Take the entries below and print only the lines from the one with "const long m0" through the one with "for (int c = tid; c < C;", exactly as they stand, both ends included.

(Stored data)
★ ★ ★ ★ ★ ★ ★

template <int PTS, int NW>
__device__ __forceinline__ void row_stats(const f32x4_t (&v)[PTS][2], float* st1, float* st2, int wave, int p, int g,
                                          float inv_c, float eps, float (&mean)[PTS], float (&rstd)[PTS]) {
  auto across = [&](float* st, int pt) {
    float t = 0.f;
    if constexpr (NW == 16) {
      const float* s0 = st + (16 * pt + p) * NW;
      const f32x4_t a = *reinterpret_cast<const f32x4_t*>(s0), b = *reinterpret_cast<const f32x4_t*>(s0 + 4);
      const f32x4_t c = *reinterpret_cast<const f32x4_t*>(s0 + 8), d = *reinterpret_cast<const f32x4_t*>(s0 + 12);
      t = (((a[0] + a[1]) + (a[2] + a[3])) + ((b[0] + b[1]) + (b[2] + b[3]))) +
          (((c[0] + c[1]) + (c[2] + c[3])) + ((d[0] + d[1]) + (d[2] + d[3])));
    } else if constexpr (NW == 8) {
      const f32x4_t a = *reinterpret_cast<const f32x4_t*>(st + (16 * pt + p) * NW);
      const f32x4_t b = *reinterpret_cast<const f32x4_t*>(st + (16 * pt + p) * NW + 4);
      t = ((a[0] + a[1]) + (a[2] + a[3])) + ((b[0] + b[1]) + (b[2] + b[3]));
    } else {
      const f32x4_t a = *reinterpret_cast<const f32x4_t*>(st + (16 * pt + p) * NW);
      t = (a[0] + a[1]) + (a[2] + a[3]);
    }
    return t;
  };
#pragma unroll
  for (int pt = 0; pt < PTS; ++pt) {
    float s = ((v[pt][0][0] + v[pt][0][1]) + (v[pt][0][2] + v[pt][0][3])) +
              ((v[pt][1][0] + v[pt][1][1]) + (v[pt][1][2] + v[pt][1][3]));
    s += __shfl_xor(s, 16, 64);
    s += __shfl_xor(s, 32, 64);
    if (g == 0) st1[(16 * pt + p) * NW + wave] = s;
  }
  lds_barrier();
#pragma unroll
  for (int pt = 0; pt < PTS; ++pt) mean[pt] = across(st1, pt) * inv_c;
#pragma unroll
  for (int pt = 0; pt < PTS; ++pt) {
    float q = 0.f;
#pragma unroll
    for (int f = 0; f < 2; ++f)
#pragma unroll
      for (int r = 0; r < 4; ++r) {
        const float d = v[pt][f][r] - mean[pt];
        q += d * d;
      }
    q += __shfl_xor(q, 16, 64);
    q += __shfl_xor(q, 32, 64);
    if (g == 0) st2[(16 * pt + p) * NW + wave] = q;
  }
  lds_barrier();
#pragma unroll
  for (int pt = 0; pt < PTS; ++pt) rstd[pt] = 1.0f / sqrtf(across(st2, pt) * inv_c + eps);
}

template <int C, int BM>
struct DeepCfg {
  static constexpr int NW = C / 32, KS = C / 32, NT = 64 * NW;
  static constexpr int ACT = BM * C * 2;
  static constexpr int STAT = 2 * BM * NW * 4;
  static constexpr int HEAD_LDS = ACT + STAT + 9 * C * 4;
  static constexpr int TAIL_LDS = 2 * ACT + STAT + 8 * C * 4;
  static constexpr int HEAD_STEPS = 4 * KS, TAIL_STEPS = 9 * KS;
};

struct DeepHeadP {
  const bf16_t* y; const uint4* wimg; const float* bl; const float* lnp_g; const float* lnp_b; const float* x;
  float* x_out;
  const float* colbias; const float* ln1_g; const float* ln1_b; const float* bqkv; bf16_t* qkv;
  long n; int ldy, ldx, ldxo, ldqkv; float eps;
  int v_bf16;
  int nsplit;
  const float* ypart; const float* ybias; int ysplits;
};

template <int C, int BM>
__global__ __launch_bounds__(2 * C, 2) void deep_head_kernel(DeepHeadP P) {
  using K = DeepCfg<C, BM>;
  constexpr int NW = K::NW, KS = K::KS, NCH = C / 8, NT = K::NT, PTS = BM / 16, S = K::HEAD_STEPS;
  extern __shared__ __attribute__((aligned(16))) char smem[];
  char* bufA = smem;
  float* st1 = reinterpret_cast<float*>(smem + K::ACT);
  float* st2 = st1 + BM * NW;
  float* pr = st2 + BM * NW;
  const int tid = threadIdx.x, lane = tid & 63;
  const int wave = __builtin_amdgcn_readfirstlane(tid >> 6);
  const int p = lane & 15, g = lane >> 4;
  const int c_lo = P.nsplit == 3 ? (int)(blockIdx.x % 3u) : 0, c_hi = P.nsplit == 3 ? c_lo + 1 : 3;
  const long m0 = (long)(P.nsplit == 3 ? blockIdx.x / 3u : blockIdx.x) * BM;
  const uint4* wp = P.wimg + (size_t)wave * S * 128 + lane;
  DT_STAMP(0);
  uint4 ring[DEEP_D][2];
  prime(ring, wp, 0);
  for (int c = tid; c < C; c += NT) {
    pr[c] = P.bl[c]; pr[C + c] = P.lnp_g[c]; pr[2 * C + c] = P.lnp_b[c]; pr[3 * C + c] = P.colbias ? P.colbias[c] : 0.f;
    pr[4 * C + c] = P.ln1_g[c]; pr[5 * C + c] = P.ln1_b[c];
  }
  for (int c = tid; c < 3 * C; c += NT) pr[6 * C + c] = P.bqkv[c];
  if (P.ysplits > 1) load_tile_partials<C, BM>(P.ypart, P.ysplits, P.ybias, m0, P.n, bufA, tid);
  else load_tile<C, BM>(P.y, P.ldy, m0, P.n, bufA, tid);
  const int ch0 = 32 * wave + 8 * g;
  lds_barrier();
  DT_STAMP(1);

  f32x4_t v[PTS][2];
  {
    const f32x4_t b0 = *reinterpret_cast<const f32x4_t*>(pr + ch0), b1 = *reinterpret_cast<const f32x4_t*>(pr + ch0 + 4);
#pragma unroll
    for (int pt = 0; pt < PTS; ++pt) { v[pt][0] = b0; v[pt][1] = b1; }
  }
  product<C, BM>(v, bufA, ring, wp, 0, KS - 1, p, g);
  DT_STAMP(2);
  asm volatile("" ::: "memory");
  __builtin_amdgcn_sched_barrier(0);
  f32x4_t xr[PTS][2];
#pragma unroll
  for (int pt = 0; pt < PTS; ++pt) {
    long m = m0 + 16 * pt + p;
    if (m >= P.n) m = P.n - 1;
#pragma unroll
    for (int f = 0; f < 2; ++f) xr[pt][f] = *reinterpret_cast<const f32x4_t*>(P.x + m * P.ldx + ch0 + 4 * f);
  }
  float mean[PTS], rstd[PTS];
  const float inv_c = 1.0f / C;
  row_stats<PTS, NW>(v, st1, st2, wave, p, g, inv_c, P.eps, mean, rstd);
  DT_STAMP(3);
#pragma unroll
  for (int f = 0; f < 2; ++f) {
    const f32x4_t ga = *reinterpret_cast<const f32x4_t*>(pr + C + ch0 + 4 * f);
    const f32x4_t be = *reinterpret_cast<const f32x4_t*>(pr + 2 * C + ch0 + 4 * f);
    const f32x4_t tb = *reinterpret_cast<const f32x4_t*>(pr + 3 * C + ch0 + 4 * f);
#pragma unroll
    for (int pt = 0; pt < PTS; ++pt) {
#pragma unroll
      for (int r = 0; r < 4; ++r) v[pt][f][r] = ((v[pt][f][r] - mean[pt]) * rstd[pt] * ga[r] + be[r]) + xr[pt][f][r] + tb[r];
      const long m = m0 + 16 * pt + p;
      if (m < P.n && c_lo == 0) *reinterpret_cast<f32x4_t*>(P.x_out + m * P.ldxo + ch0 + 4 * f) = v[pt][f];
    }
  }
  DT_STAMP(4);
  row_stats<PTS, NW>(v, st1, st2, wave, p, g, inv_c, P.eps, mean, rstd);
  DT_STAMP(5);
  prime(ring, wp, KS * (1 + c_lo));
  {
    const f32x4_t ga0 = *reinterpret_cast<const f32x4_t*>(pr + 4 * C + ch0), ga1 = *reinterpret_cast<const f32x4_t*>(pr + 4 * C + ch0 + 4);
    const f32x4_t be0 = *reinterpret_cast<const f32x4_t*>(pr + 5 * C + ch0), be1 = *reinterpret_cast<const f32x4_t*>(pr + 5 * C + ch0 + 4);
#pragma unroll
    for (int pt = 0; pt < PTS; ++pt) {
      f32x4_t h0, h1;
#pragma unroll
      for (int r = 0; r < 4; ++r) {
        h0[r] = (v[pt][0][r] - mean[pt]) * rstd[pt] * ga0[r] + be0[r];
        h1[r] = (v[pt][1][r] - mean[pt]) * rstd[pt] * ga1[r] + be1[r];
      }
      *reinterpret_cast<uint4*>(bufA + act_off<NCH>(16 * pt + p, 4 * wave + g)) = pack8(h0, h1);
    }
  }
  lds_barrier();
  DT_STAMP(6);
#pragma unroll 1
  for (int c = c_lo; c < c_hi; ++c) {
    f32x4_t a[PTS][2];
    {
      const f32x4_t b0 = *reinterpret_cast<const f32x4_t*>(pr + 6 * C + c * C + ch0);
      const f32x4_t b1 = *reinterpret_cast<const f32x4_t*>(pr + 6 * C + c * C + ch0 + 4);
#pragma unroll
      for (int pt = 0; pt < PTS; ++pt) { a[pt][0] = b0; a[pt][1] = b1; }
    }
    int po = p;
    asm volatile("" : "+v"(po));
    product<C, BM>(a, bufA, ring, wp, KS * (1 + c), S - 1, po, g);
    DT_STAMP(7 + 2 * c);
#pragma unroll
    for (int pt = 0; pt < PTS; ++pt) {
      const long m = m0 + 16 * pt + p;
      if (m < P.n)
        *reinterpret_cast<uint4*>(P.qkv + m * P.ldqkv + c * C + ch0) =
            (LP_IS_F16 && c == 2 && P.v_bf16) ? pack8_truebf16(a[pt][0], a[pt][1]) : pack8(a[pt][0], a[pt][1]);
    }
    DT_STAMP(8 + 2 * c);
  }
}

struct DeepTailP {
  const bf16_t* o; const uint4* wimg; const float* bp; const float* ln_g; const float* ln_b; const float* b1;
  const float* b2; const float* x_in; float* x; bf16_t* xc;
  long n; int ldo, ldx, ldxi, ldxc; float eps;
  int nsplit;
  float* part;
};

★ ★ ★ ★ ★ ★ ★

> **TASK OUTPUT**
  const long m0 = (long)(P.nsplit == 3 ? blockIdx.x / 3u : blockIdx.x) * BM;
  const uint4* wp = P.wimg + (size_t)wave * S * 128 + lane;
  DT_STAMP(0);
  uint4 ring[DEEP_D][2];
  prime(ring, wp, 0);
  for (int c = tid; c < C; c += NT) {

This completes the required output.